Deal in COP 15 in Copenhegen
COPENHAGEN: Deal in COP 15 in Copenhegen, but Developing nations specialy Africon and Island countries rejected this deal.
Several developing nations rejected on Saturday a climate deal worked out by US President Barack Obama and four major emerging
economies, saying it could not become a UN blueprint for fighting global warming. Earlier, European Union nations reluctantly agreed to sign up for the accord worked out at a summit of 120 leaders by the United States, China, India, South Africa and Brazil -- meant as the first UN climate pact since the 1997 Kyoto Protocol. "I regret to inform you that Tuvalu cannot accept this document," said Ian Fry, delegate for the low-lying Pacific island state that fears it could be wiped off the map by rising sea levels. At an extra night session in Copenhagen after most leaders left, he said that a goal in the document for limiting global warming to a maximum rise of 2 degrees Celsius above pre-industrial times was too lax and would spell "the end for Tuvalu". Delegates of Venezuela, Bolivia, Cuba and Nicaragua also angrily denounced the "Copenhagen Accord", saying it would not help address global warming and was unfairly worked out behind closed doors at the December 7-18 conference. For any deal to become a UN pact it would need to be adopted unanimously at the 193 nation talks. If some nations are opposed, the deal would be adopted only by its supporters -- currently a group of major nations representing more than half the world's greenhouse gas emissions. Even backers of the accord conceded it was imperfect and fell far short of UN ambitions for the Copenhagen talks, meant as a turning point to push the world economy towards renewable energy and away from fossil fuels. Before leaving, Obama said the deal, which holds out the prospect of an annual $100 billion in aid for developing nations by 2020, was a starting point for world efforts to slow climate change. "This progress did not come easily and we know this progress alone is not enough," he said after talks with China's Premier Wen Jiabao and leaders of India, South Africa and Brazil. "We've come a long way but we have much further to go," he said of the deal, meant to prevent more heatwaves, floods, wildfires, mudslides and rising ocean levels.

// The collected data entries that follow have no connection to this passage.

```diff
-      for (int hh = 0; hh < 2; ++hh) l[hh] = l[hh] * corr[hh] + psum[hh];
-#pragma unroll
-      for (int i = 0; i < 32; ++i) o[i] *= corr[(i >> 1) & 1];
-      wgmma_fence();
-#pragma unroll
-      for (int k = 0; k < 4; ++k)
-        wgmma_m64n64k16_bf16_rs<1>(o, pa + 4 * k, wgmma_desc_mnmajor_sw128(sv + k * 2048, 0), 1u);
-      wgmma_commit();
-      wgmma_wait<0>();
-      if ((threadIdx.x & 127) == 0) mbar_arrive(&kv_empty[stage]);
-      if (++stage == FA_STAGES) { stage = 0; phase ^= 1; }
-    }
-#pragma unroll
-    for (int hh = 0; hh < 2; ++hh) {
-      l[hh] += __shfl_xor_sync(0xffffffffu, l[hh], 1);
-      l[hh] += __shfl_xor_sync(0xffffffffu, l[hh], 2);
-      const int qi = q0 + row0 + 8 * hh;
-      if (qi >= Tq) continue;
-      const float inv = 1.0f / l[hh];
-      if (a.lse) {
-        float* op = a.out_f32 + ((long long)seq * Tq + qi) * a.ldo + h * 64 + 2 * t;
-#pragma unroll
-        for (int nb = 0; nb < 8; ++nb)
-          *reinterpret_cast<float2*>(op + 8 * nb) = make_float2(o[4 * nb + 2 * hh] * inv, o[4 * nb + 2 * hh + 1] * inv);
-        if (t == 0) a.lse[((long long)seq * Tq + qi) * a.H + h] = m[hh] + log2f(l[hh]);
-      } else {
-        __nv_bfloat16* op = reinterpret_cast<__nv_bfloat16*>(a.out) + ((long long)seq * Tq + qi) * a.ldo + h * 64 + 2 * t;
-#pragma unroll
-        for (int nb = 0; nb < 8; ++nb)
-          *reinterpret_cast<uint32_t*>(op + 8 * nb) = pack_bf16(o[4 * nb + 2 * hh] * inv, o[4 * nb + 2 * hh + 1] * inv);
+        l[hh] += __shfl_xor_sync(0xffffffffu, l[hh], 1);
+        l[hh] += __shfl_xor_sync(0xffffffffu, l[hh], 2);
+        const int qi = q0 + row0 + 8 * hh;
+        if (qi >= Tq) continue;
+        const float inv = 1.0f / l[hh];
+        if (a.lse) {
+          float* op = a.out_f32 + ((long long)seq * Tq + qi) * a.ldo + h * 64 + 2 * t;
+#pragma unroll
+          for (int nb = 0; nb < 8; ++nb)
+            *reinterpret_cast<float2*>(op + 8 * nb) = make_float2(o[4 * nb + 2 * hh] * inv, o[4 * nb + 2 * hh + 1] * inv);
+          if (t == 0) a.lse[((long long)seq * Tq + qi) * a.H + h] = m[hh] + log2f(l[hh]);
+        } else {
+          __nv_bfloat16* op = reinterpret_cast<__nv_bfloat16*>(a.out) + ((long long)seq * Tq + qi) * a.ldo + h * 64 + 2 * t;
+#pragma unroll
+          for (int nb = 0; nb < 8; ++nb)
+            *reinterpret_cast<uint32_t*>(op + 8 * nb) = pack_bf16(o[4 * nb + 2 * hh] * inv, o[4 * nb + 2 * hh + 1] * inv);
+        }
       }
     }
   }
@@ -219,15 +334,21 @@
   }
   if (a.lse && !a.out_f32) { set_error("flash attention: lse output needs out_f32"); return -1; }
   static bool attr = false;
+  static int num_sms = 0;
   if (!attr) {
-    cudaError_t r = cudaFuncSetAttribute(flash_attn_tc_kernel, cudaFuncAttributeMaxDynamicSharedMemorySize, FaSmem::TOTAL);
+    cudaError_t r = cudaFuncSetAttribute(flash_attn_ws_kernel, cudaFuncAttributeMaxDynamicSharedMemorySize, FaSmem::TOTAL);
     if (r != cudaSuccess) return check_cuda(r, "cudaFuncSetAttribute(flash_attn)");
+    int dev = 0;
+    r = cudaGetDevice(&dev);
+    if (r == cudaSuccess) r = cudaDeviceGetAttribute(&num_sms, cudaDevAttrMultiProcessorCount, dev);
+    if (r != cudaSuccess) return check_cuda(r, "flash attention: SM count");
     attr = true;
   }
-  dim3 grid((a.T + FA_BM - 1) / FA_BM, a.H, a.nseq);
-  const cudaError_t le = launch_pdl(flash_attn_tc_kernel, grid, dim3(FA_THREADS), (size_t)FaSmem::TOTAL, st, mq, mk, mv, a);
-  if (le != cudaSuccess) return check_cuda(le, "flash_attn_tc_kernel launch");
-  TTB_CHECK_LAUNCH("flash_attn_tc_kernel");
+  const long long units = (long long)((a.T + FA_BM - 1) / FA_BM) * a.H * a.nseq;
+  const dim3 grid((unsigned)(units < num_sms ? units : num_sms));
+  const cudaError_t le = launch_pdl(flash_attn_ws_kernel, grid, dim3(FA_THREADS), (size_t)FaSmem::TOTAL, st, mq, mk, mv, a);
+  if (le != cudaSuccess) return check_cuda(le, "flash_attn_ws_kernel launch");
+  TTB_CHECK_LAUNCH("flash_attn_ws_kernel");
   return 0;
 }
 
```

"The meeting has had a positive result, everyone should be happy," said Xie Zhenhua, head of China's climate delegation. European nations were lukewarm. "The decision has been very difficult for me. We have done one step, we have hoped for several more," said German Chancellor Angela Merkel. She had hoped that all nations would promise deeper cuts in emissions, mainly from burning fossil fuels, during the Copenhagen summit.
A goal mentioned in some draft texts of halving world greenhouse gas emissions by 2050, for instance, was dropped. "I came here to Copenhagen wanting the most ambitious deal possible. We have made a start. I believe that what we need to follow up on quickly is ensuring a legally binding outcome," said British Prime Minister Gordon Brown.
"This is not a perfect agreement. It will not solve the climate threat to mankind," said Swedish Prime Minister Fredrik Reinfeldt, whose country holds the rotating EU presidency.
Australian Prime Minister Kevin Rudd called the deal "a significant agreement on climate change action. It is the first global agreement on climate change action between rich nations and poor countries." But he added "these negotiations have been exceptionally tough. The attitude taken by various countries in these negotiations has been particularly hardline."
Many European nations had wanted Obama to offer deeper cuts in greenhouse gas emissions by 2020. But Obama was unable to, partly because carbon capping legislation is stalled in the US Senate.
Washington backed a plan to raise $100 billion in aid for poor nations from 2020. The deal sets an end-January 2010 deadline for all nations to submit plans for curbs on emissions to the United Nations.
A separate text proposes an end-2010 deadline for transforming the non-binding pledges into a legally binding treaty. Some environmental groups were also scathing. "The city of Copenhagen is a crime scene tonight, with the guilty men and women fleeing to the airport," said John Sauven, executive director of Greenpeace UK.
Tensions between China and the United States, the world's two biggest emitters, had been particularly acute after Obama -- in a message directed at the Chinese -- said any deal to cut emissions would be "empty words on a page" unless it was transparent and accountable.